**ABOUT THIS TASK**: What lines of the data below hold "blockIdx"? Show them.

Dataset entries
#include "common.hpp"
#include "kernels.hpp"

#pragma clang fp contract(off)

namespace vdb {

enum Fold : int { FOLD_L2 = 0, FOLD_DOT = 1 };

template <int FOLD>
__device__ __forceinline__ float fold1(float acc, float x, float q) {
    if (FOLD == FOLD_L2) {
        float df = x - q;
        float sq = df * df;
        return acc + sq;
    } else {
        float p = x * q;
        return acc + p;
    }
// ... 747 lines not shown
        a.out_idx[uint64_t(q) * a.kstride + lane] = ok ? uint64_t(uint32_t(sorted)) + a.id_offset : 0;
        a.out_dist[uint64_t(q) * a.kstride + lane] = ok ? f32_from_orderable(uint32_t(sorted >> 32)) : 0.0f;
    }
    const uint32_t count = __builtin_popcountll(__ballot(ok));
    if (lane == 0) {
        if (a.out_count) a.out_count[q] = count;
        a.flags[q] = flag;
    }
}
bool flat_tail64_supported(uint32_t dim, uint32_t kprime, uint32_t ksel) {
    return (dim & 3) == 0 && dim >= 64 && dim <= 8192 && kprime >= 1 && kprime <= 64 && ksel >= 1 && ksel <= 64;
}
void launch_flat_tail64(const FlatTailArgs &a, uint32_t nq, hipStream_t s) {
    if (nq == 0) return;
    VDB_REQUIRE(flat_tail64_supported(a.dim, a.kprime, a.ksel), "flat_tail64: unsupported shape");
    const size_t lds = (size_t(a.dim / 4) + 4 * 72) * sizeof(float4);
    if (a.metric == MET_L2_DIRECT)
        hipLaunchKernelGGL((k_flat_tail64<FOLD_L2>), dim3(nq), dim3(256), lds, s, a);
    else
        hipLaunchKernelGGL((k_flat_tail64<FOLD_DOT>), dim3(nq), dim3(256), lds, s, a);
    VDB_HIP(hipGetLastError());
}

#define TAIL_LB_AUTO_NW(nq) 40
template <int NW>
__device__ __forceinline__ uint64_t block_top64_above(const uint64_t *__restrict__ src, uint32_t total, uint64_t (*sbest)[64], uint64_t above) {
    const uint32_t lane = threadIdx.x & 63, wave = threadIdx.x >> 6;
    const uint32_t batches = (total + 255) / 256;
    uint64_t best = PAIR_NONE;
    for (uint32_t bt = wave; bt < batches; bt += NW) {
        uint64_t r[4];
#pragma unroll
        for (int u = 0; u < 4; u++) {
            const uint32_t i = (bt * 4 + u) * 64 + lane;
            const uint64_t v = i < total ? src[i] : PAIR_NONE;
            r[u] = v > above ? v : PAIR_NONE;
        }
        const uint64_t tau = __shfl(best, 63);
        uint64_t lo = r[0] < r[1] ? r[0] : r[1], lo2 = r[2] < r[3] ? r[2] : r[3];
        lo = lo < lo2 ? lo : lo2;
        if (__ballot(lo < tau) == 0) continue;
        bitonic_sort_from<2, 4>(r, lane);
        const uint64_t a = merge64(r[0], r[1], lane), b = merge64(r[2], r[3], lane);
        best = merge64(best, merge64(a, b, lane), lane);
    }
    sbest[wave][lane] = best;
    __syncthreads();
    if (wave != 0) return PAIR_NONE;
    uint64_t m = sbest[0][lane];
#pragma unroll
    for (int w = 1; w < NW; w++) m = merge64(m, sbest[w][lane], lane);
    return m;
}
__device__ __forceinline__ uint8_t flat_certify_lb(uint64_t ek, float kappa, uint32_t q, const FlatTailArgs &a) {
    if (ek == PAIR_NONE) return 1;
    const float dk = f32_from_orderable(uint32_t(ek >> 32));
    return flat_lb_excludes(dk, kappa, a.qsq[q], a.se.qoff[q], a.cosine, a.xsq_max, a.xsq_min_pos, a.se.mu_norm, a.dim) ? 0 : 1;
}
template <int FOLD, int NW, int PCD>
__global__ __launch_bounds__(NW * 64, PCD ? 4 : 1) void k_flat_tail_lb(FlatTailArgs a) {
    constexpr bool PC = PCD != 0;
    static_assert(NW == 8 || NW == 4 || NW == 2 || NW == 1, "a stage covers the 64 keys of a round");
    static_assert(!PC || NW == 4, "producer / consumer fold: four waves");
    constexpr int RW = 64 / NW, NP = RW / 8;
    constexpr int DEPTH = PC ? PCD : (NW == 8 ? 8 : (NW == 4 ? 4 : (NW == 2 ? 3 : 2)));
    extern __shared__ float4 ftl_smem[];
    __shared__ uint64_t sbest[NW][64];
    __shared__ uint64_t skeys[64];
    __shared__ uint32_t s_flag;
    const uint32_t q = blockIdx.x, lane = threadIdx.x & 63, wave = threadIdx.x >> 6;
    const uint32_t d4 = a.dim / 4;
    float4 *qs4 = ftl_smem, *tile = ftl_smem + d4 + wave * (RW * 9);
    for (uint32_t i = threadIdx.x; i < d4; i += NW * 64) qs4[i] = reinterpret_cast<const float4 *>(a.Q + uint64_t(q) * a.dim)[i];
    const uint32_t cnt_q = a.cnt[q];
    const uint32_t total = cnt_q <= a.cap ? cnt_q : 0;
    const uint32_t kk = a.ksel;
    const float tau_q = a.tau[q];
    uint64_t run = PAIR_NONE;
    uint64_t above = 0;
    uint8_t flag = 1;
    const uint32_t rounds = cnt_q <= a.cap ? a.kprime / 64 : 0;
#ifdef VDB_TAIL_STAMPS
    uint32_t ns = 0;
#define TAIL_STAMP()                                                                                      \
    do {                                                                                                  \
        if (a.stamps && threadIdx.x == 0 && ns < 30) a.stamps[q * 32 + ns++] = __builtin_readcyclecounter(); \
    } while (0)
#else
#define TAIL_STAMP() do { } while (0)
#endif
    TAIL_STAMP();
    uint32_t rounds_done = 0;
    for (uint32_t rd = 0; rd < rounds; rd++) {
        rounds_done = rd + 1;
        const uint64_t best = block_top64_above<NW>(a.cand + uint64_t(q) * a.cap, total, sbest, above);
        __syncthreads();
        if (wave == 0) sbest[0][lane] = best;
        if (threadIdx.x < 64) skeys[threadIdx.x] = PAIR_NONE;
        __syncthreads();
        TAIL_STAMP();
        uint32_t idx[NP];
        bool live[NP];
#pragma unroll
        for (int i = 0; i < NP; i++) {
            const uint32_t j = wave * RW + 8 * i + (lane >> 3);
            const uint64_t c = sbest[0][j];
            live[i] = c != PAIR_NONE && j < 63;
            idx[i] = live[i] ? uint32_t(c) : 0u;
#if defined(VDB_TAIL_ABLATE) && VDB_TAIL_ABLATE == 1
            idx[i] &= 63u;
#endif
        }
        float acc;
        if constexpr (PC) {
            const bool consumer = wave == (blockIdx.x & 3u);
            acc = pc_rerank_fold<FOLD, DEPTH>(a.X, a.dim, idx, live, qs4, ftl_smem + d4, wave, lane, consumer);
            const uint64_t c = sbest[0][lane];
            if (consumer && c != PAIR_NONE && lane < 63)
                skeys[lane] = pair_key(FOLD == FOLD_L2 ? acc : epilogue(MET_COSINE, acc, a.xsq[uint32_t(c)], a.qsq[q]), uint32_t(c));
        } else {
            if constexpr (NW == 8)
                acc = group_rerank_fold<FOLD, 8>(a.X, a.dim, idx[0], live[0], qs4, tile, lane);
            else
                acc = group_rerank_fold_n<FOLD, DEPTH, RW>(a.X, a.dim, idx, live, qs4, tile, lane);
            const uint32_t j = wave * RW + lane / NW;
            const uint64_t c = sbest[0][j];
            if (c != PAIR_NONE && j < 63 && lane % NW == 0)
                skeys[j] = pair_key(FOLD == FOLD_L2 ? acc : epilogue(MET_COSINE, acc, a.xsq[uint32_t(c)], a.qsq[q]), uint32_t(c));
        }
        __syncthreads();
        TAIL_STAMP();
        if (wave == 0) {
            run = merge64(run, sort64(skeys[lane], lane), lane);
            const uint64_t ek = __shfl(run, kk - 1), nxt = sbest[0][63];
            if (lane == 0) {
                const float kappa = nxt == PAIR_NONE ? tau_q : f32_from_orderable(uint32_t(nxt >> 32));
                s_flag = flat_certify_lb(ek, kappa, q, a) | (nxt == PAIR_NONE ? 2u : 0u);
            }
        }
        __syncthreads();
        TAIL_STAMP();
        const uint32_t f = s_flag;
        if ((f & 1u) == 0) {
            flag = 0;
            break;
        }
        if (f & 2u) break;
        above = sbest[0][62];
        __syncthreads();
    }
#ifdef VDB_TAIL_STAMPS
    if (a.stamps && threadIdx.x == 0) {
        a.stamps[q * 32 + 30] = ns;
        a.stamps[q * 32 + 31] = total;
    }
#endif
    if (wave != 0) return;
    const bool ok = lane < a.ksel && run != PAIR_NONE;
    if (lane < a.ksel) {
        a.out_idx[uint64_t(q) * a.kstride + lane] = ok ? uint64_t(uint32_t(run)) + a.id_offset : 0;
        a.out_dist[uint64_t(q) * a.kstride + lane] = ok ? f32_from_orderable(uint32_t(run >> 32)) : 0.0f;
    }
    const uint32_t count = __builtin_popcountll(__ballot(ok));
    if (lane == 0) {
        if (a.out_count) a.out_count[q] = count;
        a.flags[q] = uint8_t(flag | ((rounds_done < 127u ? rounds_done : 127u) << 1));
        if (a.qstat) a.qstat[q] = rounds_done | ((cnt_q < 0xFFFFFFu ? cnt_q : 0xFFFFFFu) << 8);
    }
}
bool flat_tail_lb_supported(uint32_t dim, uint32_t kprime, uint32_t ksel) {
    return (dim & 3) == 0 && dim >= 64 && dim <= 8192 && kprime >= 64 && kprime % 64 == 0 && kprime <= 8192 && ksel >= 1 && ksel <= 64;
}
static std::atomic<int> g_tail_lb_nw{0};
void flat_tail_lb_set_nw(int v) { g_tail_lb_nw = v; }
#ifdef VDB_TAIL_STAMPS
static void tail_stamps_report(unsigned long long *d, uint32_t nq, hipStream_t s) {
    VDB_SYNC(s);
    std::vector<unsigned long long> h(size_t(nq) * 32);
    VDB_HIP(hipMemcpy(h.data(), d, h.size() * 8, hipMemcpyDeviceToHost));
    VDB_HIP(hipFree(d));
    uint32_t hist[8] = {0}, nr = 0;
    double sel = 0, fold = 0, cert = 0, life = 0;
    for (uint32_t q = 0; q < nq; q++) {
        const unsigned long long *t = &h[size_t(q) * 32];
        const uint32_t ns = (uint32_t)t[30], r = ns ? (ns - 1) / 3 : 0;
        hist[r < 7 ? r : 7]++;
        if (ns) life += double(t[ns - 1] - t[0]);
        for (uint32_t i = 0; i < r; i++, nr++) {
            sel += double(t[1 + 3 * i] - t[3 * i]);
            fold += double(t[2 + 3 * i] - t[1 + 3 * i]);
            cert += double(t[3 + 3 * i] - t[2 + 3 * i]);
        }
    }
    fprintf(stderr, "TAIL_STAMPS nq %u  queries by rounds 0:%u 1:%u 2:%u 3:%u 4:%u 5+:%u  ticks per round: select %.0f fold %.0f merge+certify %.0f  per workgroup %.0f\n",
            nq, hist[0], hist[1], hist[2], hist[3], hist[4], hist[5] + hist[6] + hist[7], sel / (nr ? nr : 1), fold / (nr ? nr : 1),
            cert / (nr ? nr : 1), life / nq);
}
#endif
void launch_flat_tail_lb(const FlatTailArgs &a0, uint32_t nq, hipStream_t s) {
    if (nq == 0) return;
    FlatTailArgs a = a0;
#ifdef VDB_TAIL_STAMPS
    static std::atomic<int> calls{0};
    const char *want = getenv("VDB_TAIL_STAMPS");
    unsigned long long *stamps = nullptr;
    if (want && ++calls == atoi(want)) {
        VDB_HIP(hipMalloc(&stamps, size_t(nq) * 32 * 8));
        VDB_HIP(hipMemset(stamps, 0, size_t(nq) * 32 * 8));
        a.stamps = stamps;
    }
#endif
    VDB_REQUIRE(flat_tail_lb_supported(a.dim, a.kprime, a.ksel) && (a.metric == MET_L2_DIRECT || a.metric == MET_COSINE) && a.se.qoff && a.tau,
                "flat_tail_lb: unsupported shape");
    VDB_REQUIRE((a.metric == MET_COSINE) == (a.cosine != 0) && (a.metric == MET_L2_DIRECT || (a.xsq && a.qsq)), "flat_tail_lb: metric / norms");
    const size_t lds = (size_t(a.dim / 4) + 2 * 64 * 9) * sizeof(float4);
    int nw = g_tail_lb_nw;
    if (nw != 8 && nw != 4 && nw != 2 && nw != 1 && nw != 40 && nw != 41) nw = TAIL_LB_AUTO_NW(nq);
    if (a.metric == MET_COSINE) {
        if (nw == 8)
            hipLaunchKernelGGL((k_flat_tail_lb<FOLD_DOT, 8, 0>), dim3(nq), dim3(512), lds, s, a);
        else if (nw == 41)
            hipLaunchKernelGGL((k_flat_tail_lb<FOLD_DOT, 4, 5>), dim3(nq), dim3(256), lds, s, a);
        else
            hipLaunchKernelGGL((k_flat_tail_lb<FOLD_DOT, 4, 3>), dim3(nq), dim3(256), lds, s, a);
    } else if (nw == 40)
        hipLaunchKernelGGL((k_flat_tail_lb<FOLD_L2, 4, 3>), dim3(nq), dim3(256), lds, s, a);
    else if (nw == 41)
        hipLaunchKernelGGL((k_flat_tail_lb<FOLD_L2, 4, 5>), dim3(nq), dim3(256), lds, s, a);
    else if (nw == 8)
        hipLaunchKernelGGL((k_flat_tail_lb<FOLD_L2, 8, 0>), dim3(nq), dim3(512), lds, s, a);
    else if (nw == 4)
        hipLaunchKernelGGL((k_flat_tail_lb<FOLD_L2, 4, 0>), dim3(nq), dim3(256), lds, s, a);
    else if (nw == 2)
        hipLaunchKernelGGL((k_flat_tail_lb<FOLD_L2, 2, 0>), dim3(nq), dim3(128), lds, s, a);
    else
        hipLaunchKernelGGL((k_flat_tail_lb<FOLD_L2, 1, 0>), dim3(nq), dim3(64), lds, s, a);
    VDB_HIP(hipGetLastError());
#ifdef VDB_TAIL_STAMPS
    if (stamps) tail_stamps_report(stamps, nq, s);
#endif
}

__global__ __launch_bounds__(64) void k_flat_finish_lb(FlatTailArgs a, const uint64_t *__restrict__ exact_sorted, uint32_t lde) {
    const uint32_t q = blockIdx.x, lane = threadIdx.x;
    const uint32_t cnt_q = a.cnt[q];
    const uint64_t e = lane < a.ksel ? exact_sorted[uint64_t(q) * lde + lane] : PAIR_NONE;
    const uint64_t ek = __shfl(e, a.ksel - 1);
    uint8_t flag = 1;
    if (lane == 0 && cnt_q <= a.cap) flag = flat_certify_lb(ek, a.tau[q], q, a);
    const bool ok = lane < a.ksel && e != PAIR_NONE;
    if (lane < a.ksel) {
        a.out_idx[uint64_t(q) * a.kstride + lane] = ok ? uint64_t(uint32_t(e)) + a.id_offset : 0;
        a.out_dist[uint64_t(q) * a.kstride + lane] = ok ? f32_from_orderable(uint32_t(e >> 32)) : 0.0f;
    }
    const uint32_t count = __builtin_popcountll(__ballot(ok));
    if (lane == 0) {
        if (a.out_count) a.out_count[q] = count;
        a.flags[q] = flag;
        if (a.qstat) a.qstat[q] = 0xFFu | ((cnt_q < 0xFFFFFFu ? cnt_q : 0xFFFFFFu) << 8);
    }
}
void launch_flat_full_lb(const FlatTailArgs &a, uint32_t nq, uint64_t *exact_keys , uint64_t *topk ,
                         hipStream_t s) {
    if (nq == 0) return;
    VDB_REQUIRE(a.ksel >= 1 && a.ksel <= 64 && (a.dim & 3) == 0 && a.se.qoff && a.tau, "flat_full_lb: unsupported shape");
    launch_rerank(a.X, a.dim, a.Q, nq, a.metric, a.xsq, a.qsq, a.cand, exact_keys, a.cap, a.cap, s, a.cnt);
    launch_topk_merge_counted(exact_keys, a.cap, a.cnt, nq, a.ksel, topk, s);
    hipLaunchKernelGGL(k_flat_finish_lb, dim3(nq), dim3(64), 0, s, a, topk, topk_capacity(a.ksel));
    VDB_HIP(hipGetLastError());
}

**EXPECTED OUTPUT**:
    const uint32_t q = blockIdx.x, lane = threadIdx.x & 63, wave = threadIdx.x >> 6;
            const bool consumer = wave == (blockIdx.x & 3u);
    const uint32_t q = blockIdx.x, lane = threadIdx.x;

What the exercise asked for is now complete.